[Required work] Your response should be every line of the data, written out exactly.

Collected data entries:

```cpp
extern "C" int made_dec_stage_bwd(const MadeDecStageBwdArgs* args, void* stream) {
    MADE_REQUIRE(args != nullptr, "made_dec_stage_bwd: null args");
    const MadeDecStageBwdArgs& a = *args;
    MADE_REQUIRE(a.xa && a.gamma_a && a.dy && a.W && a.out, "made_dec_stage_bwd: null xa, gamma_a, dy, W or out");
    MADE_REQUIRE((a.xb == nullptr) == (a.gamma_b == nullptr), "made_dec_stage_bwd: xb and gamma_b come together");
    MADE_REQUIRE(a.M > 0 && a.N > 0, "made_dec_stage_bwd: bad dims M=%lld N=%lld", (long long)a.M, (long long)a.N);
    MADE_UNSUPPORTED(a.K == 256 || a.K == 512, "made_dec_stage_bwd: K=%lld (the row width of the LayerNorm) must be 256 or 512", (long long)a.K);
    MADE_UNSUPPORTED(a.ldxa % 8 == 0 && a.lddy % 8 == 0 && a.ldxb % 8 == 0 && a.ldadd % 8 == 0 && a.lddx % 8 == 0 && a.lda_out % 8 == 0 && a.ldw % 8 == 0 &&
                     ((uintptr_t)a.xa % 16) == 0 && ((uintptr_t)a.dy % 16) == 0 && ((uintptr_t)a.xb % 16) == 0 && ((uintptr_t)a.add % 16) == 0 &&
                     ((uintptr_t)a.dx_out % 16) == 0 && ((uintptr_t)a.a_out % 16) == 0 && ((uintptr_t)a.W % 16) == 0,
                     "made_dec_stage_bwd: rows must be 16-byte aligned");
    MADE_REQUIRE(a.drop_a.p >= 0.f && a.drop_a.p < 1.f && a.drop_o.p >= 0.f && a.drop_o.p < 1.f, "made_dec_stage_bwd: dropout p out of [0,1)");
    const dim3 grid((unsigned)((a.N + DS_BN - 1) / DS_BN), (unsigned)((a.M + DS_BM - 1) / DS_BM)), block(DS_THREADS);
    hipStream_t st = (hipStream_t)stream;
    if (a.K == 512) {
        if (a.xb) hipLaunchKernelGGL((dec_stage_bwd_kernel<8, 2>), grid, block, 0, st, a);
        else if (a.add) hipLaunchKernelGGL((dec_stage_bwd_kernel<8, 1>), grid, block, 0, st, a);
        else hipLaunchKernelGGL((dec_stage_bwd_kernel<8, 0>), grid, block, 0, st, a);
    } else {
        if (a.xb) hipLaunchKernelGGL((dec_stage_bwd_kernel<4, 2>), grid, block, 0, st, a);
        else if (a.add) hipLaunchKernelGGL((dec_stage_bwd_kernel<4, 1>), grid, block, 0, st, a);
        else hipLaunchKernelGGL((dec_stage_bwd_kernel<4, 0>), grid, block, 0, st, a);
    }
    return made_check_launch("made_dec_stage_bwd");
}

extern "C" int made_dec_stage(const MadeDecStageArgs* args, void* stream) {
    MADE_REQUIRE(args != nullptr, "made_dec_stage: null args");
    const MadeDecStageArgs& a = *args;
    MADE_REQUIRE(a.Zin && a.W && a.out, "made_dec_stage: null Zin, W or out");
    MADE_REQUIRE(a.M > 0 && a.N > 0, "made_dec_stage: bad dims M=%lld N=%lld", (long long)a.M, (long long)a.N);
    MADE_UNSUPPORTED(a.K == 256 || a.K == 512, "made_dec_stage: K=%lld (the row width of the LayerNorm) must be 256 or 512", (long long)a.K);
    MADE_UNSUPPORTED(a.ldz % 4 == 0 && ((uintptr_t)a.Zin % 16) == 0, "made_dec_stage: Zin rows must be 16-byte aligned");
    MADE_UNSUPPORTED(a.ldw % 8 == 0 && ((uintptr_t)a.W % 16) == 0, "made_dec_stage: W rows must be 16-byte aligned");
    MADE_REQUIRE((a.ln_g == nullptr) == (a.ln_b == nullptr) && (a.ln2_g == nullptr) == (a.ln2_b == nullptr), "made_dec_stage: gamma and beta come together");
    MADE_REQUIRE(a.out_dtype == MADE_F32 || a.out_dtype == MADE_BF16, "made_dec_stage: bad out_dtype %d", a.out_dtype);
    MADE_UNSUPPORTED(a.act == MADE_ACT_NONE || a.act == MADE_ACT_RELU, "made_dec_stage: act=%d (ReLU or none)", a.act);
    if (a.x_out) MADE_UNSUPPORTED(a.ldx % 8 == 0 && ((uintptr_t)a.x_out % 16) == 0, "made_dec_stage: x_out rows must be 16-byte aligned");
    if (a.x2_out) MADE_UNSUPPORTED(a.ldx2 % 8 == 0 && ((uintptr_t)a.x2_out % 16) == 0, "made_dec_stage: x2_out rows must be 16-byte aligned");
    if (a.add) MADE_REQUIRE(a.add_row_mod >= 1 && ((uintptr_t)a.add % 16) == 0, "made_dec_stage: add needs add_row_mod >= 1 and 16-byte alignment");
    if (a.res_from_x) MADE_REQUIRE(a.N == a.K && a.add == nullptr && a.R == nullptr, "made_dec_stage: res_from_x needs N == K, no add, no R");
    const bool train = a.drop.p > 0.f || a.a_out != nullptr;
    MADE_REQUIRE(a.zin_dtype == MADE_F32 || a.zin_dtype == MADE_BF16, "made_dec_stage: bad zin_dtype %d", a.zin_dtype);
    MADE_REQUIRE(a.drop.p >= 0.f && a.drop.p < 1.f, "made_dec_stage: dropout p out of [0,1)");
    if (a.a_out) MADE_UNSUPPORTED(a.lda_out % 8 == 0 && ((uintptr_t)a.a_out % 16) == 0, "made_dec_stage: a_out rows must be 16-byte aligned");
    if (a.zin_dtype == MADE_BF16) MADE_UNSUPPORTED(a.ldz % 8 == 0, "made_dec_stage: bf16 Zin rows must be 16-byte aligned");
    MADE_UNSUPPORTED((a.zin_dtype == MADE_BF16) == train || !train, "made_dec_stage: dropout / a_out need bf16 Zin rows");
    const bool tr = a.zin_dtype == MADE_BF16;
    const dim3 grid((unsigned)((a.N + DS_BN - 1) / DS_BN), (unsigned)((a.M + DS_BM - 1) / DS_BM)), block(DS_THREADS);
    hipStream_t st = (hipStream_t)stream;
    if (a.K == 512) {
        if (tr) hipLaunchKernelGGL((dec_stage_kernel<8, true, true>), grid, block, 0, st, a);
        else hipLaunchKernelGGL((dec_stage_kernel<8, false, false>), grid, block, 0, st, a);
    } else {
        if (tr) hipLaunchKernelGGL((dec_stage_kernel<4, true, true>), grid, block, 0, st, a);
        else hipLaunchKernelGGL((dec_stage_kernel<4, false, false>), grid, block, 0, st, a);
    }
    return made_check_launch("made_dec_stage");
}
```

[Response to this task]
```cpp
extern "C" int made_dec_stage_bwd(const MadeDecStageBwdArgs* args, void* stream) {
    MADE_REQUIRE(args != nullptr, "made_dec_stage_bwd: null args");
    const MadeDecStageBwdArgs& a = *args;
    MADE_REQUIRE(a.xa && a.gamma_a && a.dy && a.W && a.out, "made_dec_stage_bwd: null xa, gamma_a, dy, W or out");
    MADE_REQUIRE((a.xb == nullptr) == (a.gamma_b == nullptr), "made_dec_stage_bwd: xb and gamma_b come together");
    MADE_REQUIRE(a.M > 0 && a.N > 0, "made_dec_stage_bwd: bad dims M=%lld N=%lld", (long long)a.M, (long long)a.N);
    MADE_UNSUPPORTED(a.K == 256 || a.K == 512, "made_dec_stage_bwd: K=%lld (the row width of the LayerNorm) must be 256 or 512", (long long)a.K);
    MADE_UNSUPPORTED(a.ldxa % 8 == 0 && a.lddy % 8 == 0 && a.ldxb % 8 == 0 && a.ldadd % 8 == 0 && a.lddx % 8 == 0 && a.lda_out % 8 == 0 && a.ldw % 8 == 0 &&
                     ((uintptr_t)a.xa % 16) == 0 && ((uintptr_t)a.dy % 16) == 0 && ((uintptr_t)a.xb % 16) == 0 && ((uintptr_t)a.add % 16) == 0 &&
                     ((uintptr_t)a.dx_out % 16) == 0 && ((uintptr_t)a.a_out % 16) == 0 && ((uintptr_t)a.W % 16) == 0,
                     "made_dec_stage_bwd: rows must be 16-byte aligned");
    MADE_REQUIRE(a.drop_a.p >= 0.f && a.drop_a.p < 1.f && a.drop_o.p >= 0.f && a.drop_o.p < 1.f, "made_dec_stage_bwd: dropout p out of [0,1)");
    const dim3 grid((unsigned)((a.N + DS_BN - 1) / DS_BN), (unsigned)((a.M + DS_BM - 1) / DS_BM)), block(DS_THREADS);
    hipStream_t st = (hipStream_t)stream;
    if (a.K == 512) {
        if (a.xb) hipLaunchKernelGGL((dec_stage_bwd_kernel<8, 2>), grid, block, 0, st, a);
        else if (a.add) hipLaunchKernelGGL((dec_stage_bwd_kernel<8, 1>), grid, block, 0, st, a);
        else hipLaunchKernelGGL((dec_stage_bwd_kernel<8, 0>), grid, block, 0, st, a);
    } else {
        if (a.xb) hipLaunchKernelGGL((dec_stage_bwd_kernel<4, 2>), grid, block, 0, st, a);
        else if (a.add) hipLaunchKernelGGL((dec_stage_bwd_kernel<4, 1>), grid, block, 0, st, a);
        else hipLaunchKernelGGL((dec_stage_bwd_kernel<4, 0>), grid, block, 0, st, a);
    }
    return made_check_launch("made_dec_stage_bwd");
}

extern "C" int made_dec_stage(const MadeDecStageArgs* args, void* stream) {
    MADE_REQUIRE(args != nullptr, "made_dec_stage: null args");
    const MadeDecStageArgs& a = *args;
    MADE_REQUIRE(a.Zin && a.W && a.out, "made_dec_stage: null Zin, W or out");
    MADE_REQUIRE(a.M > 0 && a.N > 0, "made_dec_stage: bad dims M=%lld N=%lld", (long long)a.M, (long long)a.N);
    MADE_UNSUPPORTED(a.K == 256 || a.K == 512, "made_dec_stage: K=%lld (the row width of the LayerNorm) must be 256 or 512", (long long)a.K);
    MADE_UNSUPPORTED(a.ldz % 4 == 0 && ((uintptr_t)a.Zin % 16) == 0, "made_dec_stage: Zin rows must be 16-byte aligned");
    MADE_UNSUPPORTED(a.ldw % 8 == 0 && ((uintptr_t)a.W % 16) == 0, "made_dec_stage: W rows must be 16-byte aligned");
    MADE_REQUIRE((a.ln_g == nullptr) == (a.ln_b == nullptr) && (a.ln2_g == nullptr) == (a.ln2_b == nullptr), "made_dec_stage: gamma and beta come together");
    MADE_REQUIRE(a.out_dtype == MADE_F32 || a.out_dtype == MADE_BF16, "made_dec_stage: bad out_dtype %d", a.out_dtype);
    MADE_UNSUPPORTED(a.act == MADE_ACT_NONE || a.act == MADE_ACT_RELU, "made_dec_stage: act=%d (ReLU or none)", a.act);
    if (a.x_out) MADE_UNSUPPORTED(a.ldx % 8 == 0 && ((uintptr_t)a.x_out % 16) == 0, "made_dec_stage: x_out rows must be 16-byte aligned");
    if (a.x2_out) MADE_UNSUPPORTED(a.ldx2 % 8 == 0 && ((uintptr_t)a.x2_out % 16) == 0, "made_dec_stage: x2_out rows must be 16-byte aligned");
    if (a.add) MADE_REQUIRE(a.add_row_mod >= 1 && ((uintptr_t)a.add % 16) == 0, "made_dec_stage: add needs add_row_mod >= 1 and 16-byte alignment");
    if (a.res_from_x) MADE_REQUIRE(a.N == a.K && a.add == nullptr && a.R == nullptr, "made_dec_stage: res_from_x needs N == K, no add, no R");
    const bool train = a.drop.p > 0.f || a.a_out != nullptr;
    MADE_REQUIRE(a.zin_dtype == MADE_F32 || a.zin_dtype == MADE_BF16, "made_dec_stage: bad zin_dtype %d", a.zin_dtype);
    MADE_REQUIRE(a.drop.p >= 0.f && a.drop.p < 1.f, "made_dec_stage: dropout p out of [0,1)");
    if (a.a_out) MADE_UNSUPPORTED(a.lda_out % 8 == 0 && ((uintptr_t)a.a_out % 16) == 0, "made_dec_stage: a_out rows must be 16-byte aligned");
    if (a.zin_dtype == MADE_BF16) MADE_UNSUPPORTED(a.ldz % 8 == 0, "made_dec_stage: bf16 Zin rows must be 16-byte aligned");
    MADE_UNSUPPORTED((a.zin_dtype == MADE_BF16) == train || !train, "made_dec_stage: dropout / a_out need bf16 Zin rows");
    const bool tr = a.zin_dtype == MADE_BF16;
    const dim3 grid((unsigned)((a.N + DS_BN - 1) / DS_BN), (unsigned)((a.M + DS_BM - 1) / DS_BM)), block(DS_THREADS);
    hipStream_t st = (hipStream_t)stream;
    if (a.K == 512) {
        if (tr) hipLaunchKernelGGL((dec_stage_kernel<8, true, true>), grid, block, 0, st, a);
        else hipLaunchKernelGGL((dec_stage_kernel<8, false, false>), grid, block, 0, st, a);
    } else {
        if (tr) hipLaunchKernelGGL((dec_stage_kernel<4, true, true>), grid, block, 0, st, a);
        else hipLaunchKernelGGL((dec_stage_kernel<4, false, false>), grid, block, 0, st, a);
    }
    return made_check_launch("made_dec_stage");
}
```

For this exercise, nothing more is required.